[EXERCISE INSTRUCTIONS] Pull each line holding "kWalk" out of the entries below.

[DATASET RECORDS]
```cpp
template <bool kWalk>
__global__ void __launch_bounds__(256) k_bundle_merge(const FrameParams* __restrict__ Pp, BundleView V, const u32* __restrict__ bstart, RayArrays R, Counters* cnt,
                                                      u32 piece_axis_cap, MergeWalk walk) {
  const FrameParams P = *Pp;
  const u32 np2 = P.np2;
  const float* __restrict__ xyz = P.xyz;
  const uint8_t* __restrict__ rgba = P.rgba;
  typedef const float __attribute__((address_space(1))) * GlobalF32;
  typedef const u32 __attribute__((address_space(1))) * GlobalU32;
  const GlobalF32 gxyz = (GlobalF32)xyz;
  const GlobalU32 grgba = (GlobalU32)rgba;
  const u32 spar = uniform_u32(V.info->parity & 1u);
  const u32* __restrict__ skey = V.key[spar];
  const u32* __restrict__ sval = V.val[spar];
  __shared__ MergeOp ops[4][64][4];
  const u32 n_bundles = uniform_u32(cnt->n_rays);
  const u32 n_valid = uniform_u32(cnt->n_sorted_valid);
  const u32 tid = blockIdx.x * blockDim.x + threadIdx.x;
  const u32 nthreads = gridDim.x * blockDim.x;
  const u32 lane = lane_id();
  const u32 role = lane & 3u;
  MergeOp(*tbl)[4] = ops[threadIdx.x >> 6];
  for (u32 task = uniform_u32(tid >> 6); task < 2 * n_bundles; task += nthreads >> 6) {
    const u32 m = task >> 1;
    const bool colour_wave = (task & 1u) != 0;
    const u32 begin = uniform_u32(bstart[m]);
    const u32 next_start = uniform_u32(bstart[min(m + 1u, n_bundles - 1u)]);
    const u32 end = (m + 1 < n_bundles) ? next_start : n_valid;
    if (colour_wave && rgba == nullptr) {
      if (lane == 0) {
        R.color[m] = 0u;
        reinterpret_cast<u32*>(R.q)[static_cast<size_t>(m) * 8u + 5u] = 0u;
      }
      continue;
    }
    auto gather = [&](bool has, u32 sv, float& x, float& y, float& z, u32& c) {
      x = 0.0f;
      y = 0.0f;
      z = 0.0f;
      c = 0u;
      if (has) {
        const u32 idx = mixed_index(sv, P.n_points);
        x = gxyz[3 * idx];
        y = gxyz[3 * idx + 1];
        z = gxyz[3 * idx + 2];
        if (colour_wave) c = grgba[idx];
      }
    };
    const u32 key0 = skey[begin];
    const u32 sv_a = (begin + lane < end) ? sval[begin + lane] : 0u;
    u32 sv_b = (begin + 64u + lane < end) ? sval[begin + 64u + lane] : 0u;
    float npx, npy, npz;
    u32 ncol;
    gather(begin + lane < end, sv_a, npx, npy, npz, ncol);
    const bool clearing = uniform_u32(key0) >= np2;
    if (!colour_wave && lane == 0) atomicMax(&cnt->shard[m & 63u][kShMaxBundle], end - begin);
    float val = 0.0f;
    float W = 0.0f;
    u64 key = 0;
    bool done = false;
    for (u32 base = begin; base < end && !done; base += 64) {
      const u32 i = base + lane;
      const u32 cnt_in = min(64u, end - base);
      const float px = npx, py = npy, pz = npz;
      const u32 col = rgba_wire_order(ncol);
      const float w = (i < end) ? voxel_weight(P, F3{px, py, pz}) : 0.0f;
      gather(i + 64u < end, sv_b, npx, npy, npz, ncol);
      sv_b = (i + 128u < end) ? sval[i + 128u] : 0u;
      if (base == begin && !colour_wave) {
        const F3 pg = transform_point(P, F3{readlane_f32(px, 0), readlane_f32(py, 0), readlane_f32(pz, 0)});
        key = pack_key(grid_index(pg.x * P.voxel_size_inv), grid_index(pg.y * P.voxel_size_inv), grid_index(pg.z * P.voxel_size_inv));
      }
      bool used = (lane < cnt_in) && !(w < kEps);
      if (clearing) {
        const u64 um = __ballot(used);
        used = used && (lane == static_cast<u32>(__ffsll(static_cast<long long>(um))) - 1u);
        if (um) done = true;
      }
      float Wpre;
      const u64 in_mask = (cnt_in == 64) ? ~0ull : ((1ull << cnt_in) - 1ull);
      if (!clearing && (__ballot(w == 1.0f) & in_mask) == in_mask && W == truncf(W) && W < 8388608.0f) {
        Wpre = W + static_cast<float>(lane);
      } else {
        float run = W;
        Wpre = W;
        const u64 used_mask = __ballot(used);
        for (u32 k = 0; k < cnt_in; ++k) {
          if (lane == k) Wpre = run;
          const float wk = readlane_f32(w, k);
          if ((used_mask >> k) & 1ull) run += wk;
        }
      }
      const float den = Wpre + w;
      const float Wnext = used ? den : Wpre;
      const bool d_ok = !used || (den >= 9.094947e-13f && den <= 1.0995116e12f);
      {
        MergeOp* row = tbl[lane];
        const MergeOp ident{1.0f, 0.0f, 1.0f, 1.0f};
        if (!used) {
#pragma unroll
          for (u32 c = 0; c < 4; ++c) row[c] = ident;
        } else if (!colour_wave) {
          const float r0 = __builtin_amdgcn_rcpf(den);
          const float r = __builtin_fmaf(__builtin_fmaf(-den, r0, 1.0f), r0, r0);
          row[0] = MergeOp{Wpre, px * w, den, r};
          row[1] = MergeOp{Wpre, py * w, den, r};
          row[2] = MergeOp{Wpre, pz * w, den, r};
          row[3] = ident;
        } else {
          const float fa = Wpre / den, fb = w / den;
#pragma unroll
          for (u32 c = 0; c < 4; ++c) row[c] = MergeOp{fa, static_cast<float>(static_cast<int>((col >> (8u * c)) & 255u)) * fb, 1.0f, 0.0f};
        }
      }
      wave_lds_handover();
      MergeOp nxt = tbl[0][role];
      if (!colour_wave) {
        const float val_in = val;
        float n_lo = 1.0f, n_hi = 1.0f;
        MergeOp a0 = tbl[0][role], a1 = tbl[1][role], a2 = tbl[2][role], a3 = tbl[3][role];
#define COX_MERGE_STEP(op)                                  \
  {                                                         \
    const float N = val * (op).x + (op).y;                  \
    n_lo = fminf(n_lo, fabsf(N));                           \
    n_hi = fmaxf(n_hi, fabsf(N));                           \
    const float q0 = N * (op).w;                            \
    const float e0 = __builtin_fmaf(-(op).z, q0, N);        \
    const float q1 = __builtin_fmaf(e0, (op).w, q0);        \
    const float e1 = __builtin_fmaf(-(op).z, q1, N);        \
    val = __builtin_fmaf(e1, (op).w, q1);                   \
  }
        for (u32 k = 0; k < cnt_in; k += 8) {
          const u32 kb = (k + 4) & 63u;
          const MergeOp b0 = tbl[kb][role], b1 = tbl[kb + 1][role], b2 = tbl[kb + 2][role], b3 = tbl[kb + 3][role];
          __builtin_amdgcn_sched_barrier(0);
          COX_MERGE_STEP(a0)
          COX_MERGE_STEP(a1)
          COX_MERGE_STEP(a2)
          COX_MERGE_STEP(a3)
          __builtin_amdgcn_sched_barrier(0);
          const u32 ka = (k + 8) & 63u;
          a0 = tbl[ka][role];
          a1 = tbl[ka + 1][role];
          a2 = tbl[ka + 2][role];
          a3 = tbl[ka + 3][role];
          __builtin_amdgcn_sched_barrier(0);
          COX_MERGE_STEP(b0)
          COX_MERGE_STEP(b1)
          COX_MERGE_STEP(b2)
          COX_MERGE_STEP(b3)
          __builtin_amdgcn_sched_barrier(0);
        }
#undef COX_MERGE_STEP
        const bool bad = (lane < 3) && !(n_lo >= 9.094947e-13f && n_hi <= 1.0995116e12f);
        if (__ballot(bad || !d_ok)) {
          val = val_in;
          nxt = tbl[0][role];
          for (u32 k = 0; k < cnt_in; ++k) {
            const MergeOp op = nxt;
            nxt = tbl[(k + 1) & 63u][role];
            val = (val * op.x + op.y) / op.z;
          }
        }
      } else {
#define COX_COLOUR_STEP(op)                                 \
  {                                                         \
    const float x = val * (op).x + (op).y;                  \
    const float t = truncf(x);                              \
    val = (x - t >= 0.5f) ? t + 1.0f : t;                   \
  }
        MergeOp a0 = tbl[0][role], a1 = tbl[1][role], a2 = tbl[2][role], a3 = tbl[3][role];
        for (u32 k = 0; k < cnt_in; k += 8) {
          const u32 kb = (k + 4) & 63u;
          const MergeOp b0 = tbl[kb][role], b1 = tbl[kb + 1][role], b2 = tbl[kb + 2][role], b3 = tbl[kb + 3][role];
          __builtin_amdgcn_sched_barrier(0);
          COX_COLOUR_STEP(a0)
          COX_COLOUR_STEP(a1)
          COX_COLOUR_STEP(a2)
          COX_COLOUR_STEP(a3)
          __builtin_amdgcn_sched_barrier(0);
          const u32 ka = (k + 8) & 63u;
          a0 = tbl[ka][role];
          a1 = tbl[ka + 1][role];
          a2 = tbl[ka + 2][role];
          a3 = tbl[ka + 3][role];
          __builtin_amdgcn_sched_barrier(0);
          COX_COLOUR_STEP(b0)
          COX_COLOUR_STEP(b1)
          COX_COLOUR_STEP(b2)
          COX_COLOUR_STEP(b3)
          __builtin_amdgcn_sched_barrier(0);
        }
#undef COX_COLOUR_STEP
      }
      wave_lds_handover();
      W = readlane_f32(Wnext, cnt_in - 1);
    }
    if (colour_wave) {
      u32 mcolor = 0;
#pragma unroll
      for (u32 c = 0; c < 4; ++c) mcolor |= (static_cast<u32>(static_cast<int>(readlane_f32(val, c))) & 255u) << (8u * c);
      if (lane == 0) {
        R.color[m] = mcolor;
        reinterpret_cast<u32*>(R.q)[static_cast<size_t>(m) * 8u + 5u] = mcolor;
      }
    } else {
      const float mx = readlane_f32(val, 0), my = readlane_f32(val, 1), mz = readlane_f32(val, 2);
      auto write_ray = [&](const F3& pg, const Dda& d, u32 flags) {
        if (d.range_error) atomicOr(&cnt->err, kErrRange);
        R.px[m] = pg.x;
        R.py[m] = pg.y;
        R.pz[m] = pg.z;
        R.w[m] = W;
        R.flags[m] = flags;
        R.key[m] = key;
        R.nsteps[m] = d.nsteps;
        if (piece_axis_cap) R.pbound[m] = piece_bound(d, piece_axis_cap);
        {
          const F3 dv = pg - F3{P.tx, P.ty, P.tz};
          typedef float F4 __attribute__((ext_vector_type(4)));
          F4* q = reinterpret_cast<F4*>(R.q + static_cast<size_t>(m) * 8u);
          q[0] = F4{dv.x, dv.y, dv.z, sqrtf(dot3(dv, dv))};
          R.q[static_cast<size_t>(m) * 8u + 4u] = W;
        }
      };
      if constexpr (kWalk) {
        static_assert(6 * kAxisCapSmall * sizeof(u32) <= sizeof(ops[0]), "the walk's scratch fits the wave's operand table");
        const F3 pg = transform_point(P, F3{mx, my, mz});
        Dda d;
        dda_setup(d, P, pg, clearing);
        const u32 ns = d.nsteps;
        const bool fits = ns <= walk.path_stride && (static_cast<u64>(m) + 1ull) * walk.path_stride <= static_cast<u64>(walk.rec_cap);
        const u32 flags = 1u | (clearing ? 2u : 0u) | (fits ? 0u : kRayNoPath);
        if (lane == 0) write_ray(pg, d, flags);
        if (ns != 0) {
          float* tl = reinterpret_cast<float*>(tbl);
          wave_touch_ray<kAxisCapSmall>(P, R, walk.blocks, m, ns, flags, d, key, tl, reinterpret_cast<u32*>(tl + 3 * kAxisCapSmall), lane,
                                        fits ? walk.path + m * walk.path_stride : nullptr, cnt, walk.fh_keys, walk.fh_mask);
          wave_lds_handover();
        }
      } else if (lane == 0) {
        const F3 pg = transform_point(P, F3{mx, my, mz});
        Dda d;
        dda_setup(d, P, pg, clearing);
        write_ray(pg, d, 1u | (clearing ? 2u : 0u));
      }
    }
  }
}
```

[RESPONSE TO THE TASK]
template <bool kWalk>
      if constexpr (kWalk) {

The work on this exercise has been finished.